** ACTIVITY **
Look below for the line that has "xo2 += vo2 * P.dt;". Set down the lines from there through the line that has "lines not shown", exactly as written.

[[ RECORDS FOR THIS EXERCISE, beginning ]]

template <bool SURF, int DIM>
#ifndef MPH_PB_WPE
#define MPH_PB_WPE 0
#endif
#if MPH_PB_WPE
#define MPH_PB_ATTR __attribute__((amdgpu_waves_per_eu(MPH_PB_WPE)))
#else
#define MPH_PB_ATTR
#endif
__global__ __launch_bounds__(MPH_LB) MPH_PB_ATTR void k_pass_b(DevParams P, const DevTables* __restrict__ T, Soa A,
                                                const double4* __restrict__ rec,
                                                const double4* __restrict__ fpart,
                                                const double* __restrict__ gx,
                                                const double* __restrict__ gy,
                                                const double* __restrict__ gz,
                                                const double* __restrict__ pa,
                                                const int* __restrict__ nbr,
                                                const int* __restrict__ ncount,
                                                const unsigned long long* __restrict__ lhdr,
                                                const unsigned long long* __restrict__ lgap,
                                                double4* __restrict__ force, double4* __restrict__ acc,
                                                Soa B, int phase, int* __restrict__ wface, StructHook H,
                                                const DevState* __restrict__ st)
{
    const int n = dev_n(P);
    const int lb = list_block(st, n);
    if (lb < 0) return;
    __shared__ double s_ratio[kTypes * kTypes];
    if (SURF) {
        if (threadIdx.x < kTypes * kTypes) s_ratio[threadIdx.x] = T->ratio[threadIdx.x];
        __syncthreads();
    }
    const int i = lb * blockDim.x + threadIdx.x;
    const int ii = i < n ? i : n - 1;
    const double xi = A.x[ii], yi = A.y[ii], zi = A.z[ii];
    bool live = i < n;
    if (phase) {
        const int f = wface[__builtin_amdgcn_readfirstlane(i >> 6)];
        if (phase == 1 ? f != 0 : f == 0) return;
    }
    if (wave_all_ghosts(P, A, live, ii)) {
        if (live) B.id[i] = A.id[i];
        return;
    }
    if (live && P.slab_axis >= 0 && A.id[ii] < 0) {
        B.id[i] = A.id[i];
        live = false;
    }
    const bool fast = wave_search_interior(P, st, live, xi, yi, zi);
    if (!live) return;
    const int ti = A.type[ii];
    const bool solid = dev_is_struct(ti);
    const double4 fp = fpart[ii];
    double f0 = fp.x, f1 = fp.y, f2 = fp.z;
    double gxi = 0.0, gyi = 0.0, gzi = 0.0, pai = 0.0, ai = 0.0;
    if (SURF) {
        gxi = gx[ii]; gyi = gy[ii]; gzi = gz[ii]; pai = pa[ii];
        ai = T->cofa[ti] * P.cofk * P.cofk;
    }
    const int end = !force && dev_is_wall(ti) ? 0 : (ncount[i] < kTileRows ? ncount[i] : kTileRows);
    const unsigned long long hdr = wave_hdr(lhdr, i);
    const bool plain = (hdr >> 56) == 0;
    const RowMask M = row_mask(hdr, lgap, i, end);
    const NbrList NL = nbr_list(nbr, i);
    if (fast)
        pass_b_loop<true, SURF, DIM>(P, s_ratio, rec, gx, gy, gz, pa, NL, plain, M, end, ti, solid, xi, yi, zi, gxi,
                                     gyi, gzi, pai, ai, f0, f1, f2);
    else
        pass_b_loop<false, SURF, DIM>(P, s_ratio, rec, gx, gy, gz, pa, NL, plain, M, end, ti, solid, xi, yi, zi, gxi,
                                      gyi, gzi, pai, ai, f0, f1, f2);
    double vxi, vyi, vzi;
    own_velocity(A, i, vxi, vyi, vzi);
    double vo0 = vxi, vo1 = vyi, vo2 = vzi;
    double xo0 = xi, xo1 = yi, xo2 = zi;
    double4 ao = make_double4(0.0, 0.0, 0.0, 0.0);
    if (dev_is_fluid(ti) || solid) {
        const double m = T->mass[ti], im = T->inv_mass[ti];
        f0 += m * P.gravity[0];
        f1 += m * P.gravity[1];
        f2 += m * P.gravity[2];
        vo0 += f0 * im * P.dt;
        vo1 += f1 * im * P.dt;
        vo2 += f2 * im * P.dt;
        if (!solid) {
            ao = make_double4(f0 * im, f1 * im, f2 * im, 0.0);
            xo0 += vo0 * P.dt;
            xo1 += vo1 * P.dt;
            xo2 += vo2 * P.dt;
        }
    }
    if (force) {
        force[i] = make_double4(f0, f1, f2, 0.0);
        acc[i] = ao;
    }
    B.x[i] = xo0;
    B.y[i] = xo1;
    B.z[i] = xo2;
    B.vx[i] = vo0;
    B.vy[i] = vo1;
    B.vz[i] = vo2;
    B.type[i] = ti;
    B.id[i] = A.id[i];
    const int id = A.id[i];
    if (solid && H.slot_of && id >= 0) {
// ... 117 lines not shown
        h.su = L.S->u;
        h.sx0 = L.S->x0;
        h.bidx = L.S->bidx;
    }
    return h;
}

void launch_pass_b(const Launch& L, int phase)
{
    const DevParams& P = *L.P;
    if (P.n == 0) return;
    if (P.surface && !(L.gx && L.gy && L.gz && L.pa)) {
        std::fprintf(stderr, "mph: launch_pass_b with surface tension needs GravityCenter/PressureA\n");
        std::abort();
    }
    auto go = [&](auto SURF) {
        by_dim(P.dim, [&](auto D) {
            launch(L.prof, phase == 2 ? "pass_b_face" : "pass_b", L.stream,
                   k_pass_b<decltype(SURF)::value, decltype(D)::value>,
                   dim3(list_grid(P.n, L.form.lazy && P.n >= L.xcd_bal_min)), dim3(MPH_LB), P, L.T, L.A,
                   L.rec, L.fpart, L.gx, L.gy, L.gz, L.pa, L.nbr, L.ncount, L.lhdr, L.lgap, L.force, L.acc, L.B, phase,
                   L.wface, struct_hook(L), L.st);
        });
    };
    if (P.surface) go(std::true_type{});
    else go(std::false_type{});
}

[[ RECORDS FOR THIS EXERCISE, end ]]

** ANSWER FOR THIS EXERCISE **
            xo2 += vo2 * P.dt;
        }
    }
    if (force) {
        force[i] = make_double4(f0, f1, f2, 0.0);
        acc[i] = ao;
    }
    B.x[i] = xo0;
    B.y[i] = xo1;
    B.z[i] = xo2;
    B.vx[i] = vo0;
    B.vy[i] = vo1;
    B.vz[i] = vo2;
    B.type[i] = ti;
    B.id[i] = A.id[i];
    const int id = A.id[i];
    if (solid && H.slot_of && id >= 0) {
// ... 117 lines not shown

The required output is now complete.